(Stored items)
// ... 312 lines not shown
  constexpr int TN2 = C2 / (32 * NW), TN3 = C3 / (32 * NW);
  static_assert(TN2 >= 1 && TN3 >= 1, "every wave needs at least one 32-column tile per layer");
  extern __shared__ float lds[];
  float *X1 = lds;
  float *X2 = lds + 32 * LD1;
  int *tags = reinterpret_cast<int *>(lds + 32 * (LD1 + LD2));
  int it = 0;
  const int tid = threadIdx.x, lane = tid & 63, wave = tid >> 6, l31 = lane & 31, kh = lane >> 5;
  float *scr = reinterpret_cast<float *>(tags + 64) + wave * (64 * kGroupVW<TN3>);
  int *next_tile_s = reinterpret_cast<int *>(reinterpret_cast<float *>(tags + 64) + NW * (64 * kGroupVW<TN3>));
  const int live_tiles = (COMPACT ? g.hdr[kCompactHdrLive] : g.rows) / 32;
  if ((int)blockIdx.x >= live_tiles) return;
  int h1 = 0, h2 = 0, h3 = 0, h4 = 0, h5 = 0;
  if (COMPACT) d6_compact_class_ends(g.hdr, h1, h2, h3, h4, h5);

  const __amdgpu_buffer_rsrc_t srd2 = d6_buffer(g.w2);
  const __amdgpu_buffer_rsrc_t srd3 = d6_buffer(g.w3);
  const uint32_t voff2 = (uint32_t)(kh * g.ldw2 + wave * (C2 / NW) + tile_col<TN2>(0, l31)) * 4u;
  const uint32_t voff3 = (uint32_t)(kh * g.ldw3 + wave * (C3 / NW) + tile_col<TN3>(0, l31)) * 4u;
  float sh2[TN2], sh3[TN3];
#pragma unroll
  for (int j = 0; j < TN2; ++j) sh2[j] = g.s2[wave * (C2 / NW) + tile_col<TN2>(j, l31)];
#pragma unroll
  for (int j = 0; j < TN3; ++j) sh3[j] = g.s3[wave * (C3 / NW) + tile_col<TN3>(j, l31)];

  D6_PHASE_DECL
  int e0, e1;
  group_row_entry<COMPACT, 2 * NW>(g, blockIdx.x, tid, e0, e1);
  int *const ticket = COMPACT ? g.ticket : nullptr;
  for (int tile = blockIdx.x; tile < live_tiles;) {
#ifdef DET6D_EXPERIMENTS
    ++ph_tiles;
#endif
    int drawn = 0;
    GroupLayer<C1, TN2, LD1> second;
    GroupLayer<C2, TN3, LD2> third;
    second.start(srd2, voff2, g.ldw2 * 4);
    const int par = it & 1;
    int *tagbuf = tags + 32 * (it++ & 1);
    if (!g.pre) group_row_entry<COMPACT, 2 * NW>(g, tile, tid, e0, e1);
    group_layer1<C1, COMPACT, 2 * NW, false, WB1>(g, tile, tid, X1, tagbuf, e0, e1, nullptr, ticket, drawn);
    if (ticket && tid == 0) next_tile_s[par] = drawn;
    __syncthreads();
    const int next_tile = ticket ? next_tile_s[par] : tile + (int)gridDim.x;
    D6_PHASE(0);
    {
      f32x16 acc[TN2];
#pragma unroll
      for (int j = 0; j < TN2; ++j) d6_acc_zero(acc[j]);
      D6_WAVE_T0;
      second.run(X1, srd2, voff2, g.ldw2 * 4, acc, l31, kh);
      third.start(srd3, voff3, g.ldw3 * 4);
      D6_WAVE_T1(ph_w2);
      D6_PHASE(1);
#pragma unroll
      for (int j = 0; j < TN2; ++j) {
        float *xc = X2 + wave * (C2 / NW) + tile_col<TN2>(j, l31);
#pragma unroll
        for (int e = 0; e < 16; ++e) xc[(d6_acc_row(e) + 4 * kh) * LD2] = d6_relu(acc[j][e] + sh2[j]);
      }
    }
    __syncthreads();
    D6_PHASE(2);
    f32x16 acc[TN3];
#pragma unroll
    for (int j = 0; j < TN3; ++j) d6_acc_zero(acc[j]);
    D6_WAVE_T0;
    if (g.pre) {
      const int nt = next_tile;
      group_row_entry<COMPACT, 2 * NW>(g, nt < live_tiles ? nt : tile, tid, e0, e1);
    }
    third.run(X2, srd3, voff3, g.ldw3 * 4, acc, l31, kh);
    D6_WAVE_T1(ph_w3);
    D6_PHASE(3);
    group_pool_store<TN3, COMPACT>(g, tile, acc, sh3, wave * (C3 / NW), l31, kh, h1, h2, h3, h4, h5, tagbuf, scr);
    D6_PHASE(4);
    tile = next_tile;
  }
  if (ticket && tid == 0) g_leave(ticket, min((int)gridDim.x, live_tiles));
  D6_PHASE_END;
}


template <int K, int TN, int LDX, int UK, int DEPTH>
__device__ __forceinline__ void stream_layer(const float *__restrict__ X, const __amdgpu_buffer_rsrc_t srd, const uint32_t voff,
                                             const int ldw_bytes, const int soff0, f32x16 (&acc)[TN], const int l31, const int kh) {
  constexpr int VW = kGroupVW<TN>;
  constexpr int NV = TN / VW;
  constexpr int KS = K / 2;
  constexpr int NB = KS / UK;
  static_assert(KS % UK == 0 && NB % DEPTH == 0 && NB >= DEPTH, "ring structure");
  typedef typename BVec<VW>::T bvec;
  bvec b[DEPTH][UK][NV];
  auto fetch = [&](bvec (&bs)[UK][NV], int blk) {
#pragma unroll
    for (int u = 0; u < UK; ++u)
#pragma unroll
      for (int v = 0; v < NV; ++v) bs[u][v] = load_b<VW>(srd, voff, soff0 + D6_KOFF(2 * (blk * UK + u) * ldw_bytes) + 128 * VW * v);
  };
  const float *xa = X + l31 * LDX + kh;
  float a[UK];
#pragma unroll
  for (int d = 0; d < DEPTH - 1; ++d) fetch(b[d], d);
#pragma unroll
  for (int u = 0; u < UK; ++u) a[u] = xa[2 * u];
#pragma unroll 1
  for (int blk = 0; blk < NB; blk += DEPTH) {
#pragma unroll
    for (int d = 0; d < DEPTH; ++d) {
      const int cur = blk + d;
      fetch(b[(d + DEPTH - 1) % DEPTH], cur + DEPTH - 1 < NB ? cur + DEPTH - 1 : NB - 1);
      float an[UK];
      const int nxt = cur + 1 < NB ? cur + 1 : cur;
#pragma unroll
      for (int u = 0; u < UK; ++u) an[u] = xa[2 * (nxt * UK + u)];
#pragma unroll
      for (int u = 0; u < UK; ++u)
#pragma unroll
        for (int j = 0; j < TN; ++j) d6_mfma(a[u], bget<VW>(b[d][u][j / VW], j % VW), acc[j]);
#pragma unroll
      for (int u = 0; u < UK; ++u) a[u] = an[u];
    }
  }
}

template <int C1> constexpr bool kStreamStagesW1 = C1 >= 256;

template <int C1, int C2, int C3, bool COMPACT>
__global__ __launch_bounds__(256, 2) void mlp_group_stream_kernel(const GroupArgs g) {
  D6_GEMM_PRIO_APPLY();
  constexpr int CH = 128;
  constexpr int NCH = C2 / CH;
  constexpr int LD1 = C1 + 1, LDY = CH + 1;
  constexpr int TN3 = C3 / 128;
  static_assert(C2 % CH == 0 && NCH >= 2 && TN3 >= 2, "chunk structure");
  constexpr bool W1S = kStreamStagesW1<C1>;
  extern __shared__ float lds[];
  float *X1 = lds;
  float *Y0 = lds + 32 * LD1;
  float *Y1 = Y0 + 32 * LDY;
  int *tags = reinterpret_cast<int *>(Y1 + 32 * LDY);
  int it = 0;
  const int tid = threadIdx.x, lane = tid & 63, wave = tid >> 6, l31 = lane & 31, kh = lane >> 5;
  float *scr = reinterpret_cast<float *>(tags + 64) + wave * (64 * kGroupVW<TN3>);
  float *W1s = reinterpret_cast<float *>(tags + 64) + 4 * (64 * kGroupVW<TN3>);
  int *next_tile_s = reinterpret_cast<int *>(W1s + (W1S ? 4 * C1 : 0));
  const int live_tiles = (COMPACT ? g.hdr[kCompactHdrLive] : g.rows) / 32;
  if ((int)blockIdx.x >= live_tiles) return;
  int h1 = 0, h2 = 0, h3 = 0, h4 = 0, h5 = 0;
  if (COMPACT) d6_compact_class_ends(g.hdr, h1, h2, h3, h4, h5);

  const __amdgpu_buffer_rsrc_t srd2 = d6_buffer(g.w2);
  const __amdgpu_buffer_rsrc_t srd3 = d6_buffer(g.w3);
  const uint32_t voff2 = (uint32_t)(kh * g.ldw2 + 32 * wave + l31) * 4u;
  const uint32_t voff3 = (uint32_t)(kh * g.ldw3 + wave * (C3 / 4) + tile_col<TN3>(0, l31)) * 4u;
  float sh3[TN3];
#pragma unroll
  for (int j = 0; j < TN3; ++j) sh3[j] = g.s3[wave * (C3 / 4) + tile_col<TN3>(j, l31)];

  auto second = [&](const int c, float *__restrict__ Y) {
    const float sh2 = g.s2[CH * c + 32 * wave + l31];
    f32x16 acc2[1];
    d6_acc_zero(acc2[0]);
    stream_layer<C1, 1, LD1, 8, 4>(X1, srd2, voff2, g.ldw2 * 4, CH * c * 4, acc2, l31, kh);
    float *yc = Y + 32 * wave + l31;
#pragma unroll
    for (int e = 0; e < 16; ++e) yc[(d6_acc_row(e) + 4 * kh) * LDY] = d6_relu(acc2[0][e] + sh2);
  };

  int e0, e1;
  group_row_entry<COMPACT, 8>(g, blockIdx.x, tid, e0, e1);
  if (W1S) {
    group_stage_w1<C1>(g, tid, 256, W1s);
    __syncthreads();
  }
  int *const ticket = COMPACT ? g.ticket : nullptr;
  for (int tile = blockIdx.x; tile < live_tiles;) {
    int drawn = 0;
    const int par = it & 1;
    int *tagbuf = tags + 32 * (it++ & 1);
    if (!g.pre) group_row_entry<COMPACT, 8>(g, tile, tid, e0, e1);
    group_layer1<C1, COMPACT, 8, W1S, 4>(g, tile, tid, X1, tagbuf, e0, e1, W1s, ticket, drawn);
    if (ticket && tid == 0) next_tile_s[par] = drawn;
    __syncthreads();
    const int next_tile = ticket ? next_tile_s[par] : tile + (int)gridDim.x;
    if (g.pre) {
      const int nt = next_tile;
      group_row_entry<COMPACT, 8>(g, nt < live_tiles ? nt : tile, tid, e0, e1);
    }
    f32x16 acc[TN3];
#pragma unroll
    for (int j = 0; j < TN3; ++j) d6_acc_zero(acc[j]);
    second(0, Y0);
    __syncthreads();
#pragma unroll 1
    for (int c = 0; c < NCH; ++c) {
      float *Yc = (c & 1) ? Y1 : Y0;
      float *Yn = (c & 1) ? Y0 : Y1;
      stream_layer<CH, TN3, LDY, 16 / TN3 >= 1 ? 16 / TN3 : 1, 4>(Yc, srd3, voff3, g.ldw3 * 4, CH * c * g.ldw3 * 4, acc, l31, kh);
      if (c + 1 < NCH) {
        second(c + 1, Yn);
        __syncthreads();
      }
    }
    group_pool_store<TN3, COMPACT>(g, tile, acc, sh3, wave * (C3 / 4), l31, kh, h1, h2, h3, h4, h5, tagbuf, scr);
    tile = next_tile;
  }
  if (ticket && tid == 0) g_leave(ticket, min((int)gridDim.x, live_tiles));
}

● Directions
Go through the records above and, whenever a line includes the word "kGroupVW", copy it.

● The answer
  float *scr = reinterpret_cast<float *>(tags + 64) + wave * (64 * kGroupVW<TN3>);
  int *next_tile_s = reinterpret_cast<int *>(reinterpret_cast<float *>(tags + 64) + NW * (64 * kGroupVW<TN3>));
  constexpr int VW = kGroupVW<TN>;
  float *scr = reinterpret_cast<float *>(tags + 64) + wave * (64 * kGroupVW<TN3>);
  float *W1s = reinterpret_cast<float *>(tags + 64) + 4 * (64 * kGroupVW<TN3>);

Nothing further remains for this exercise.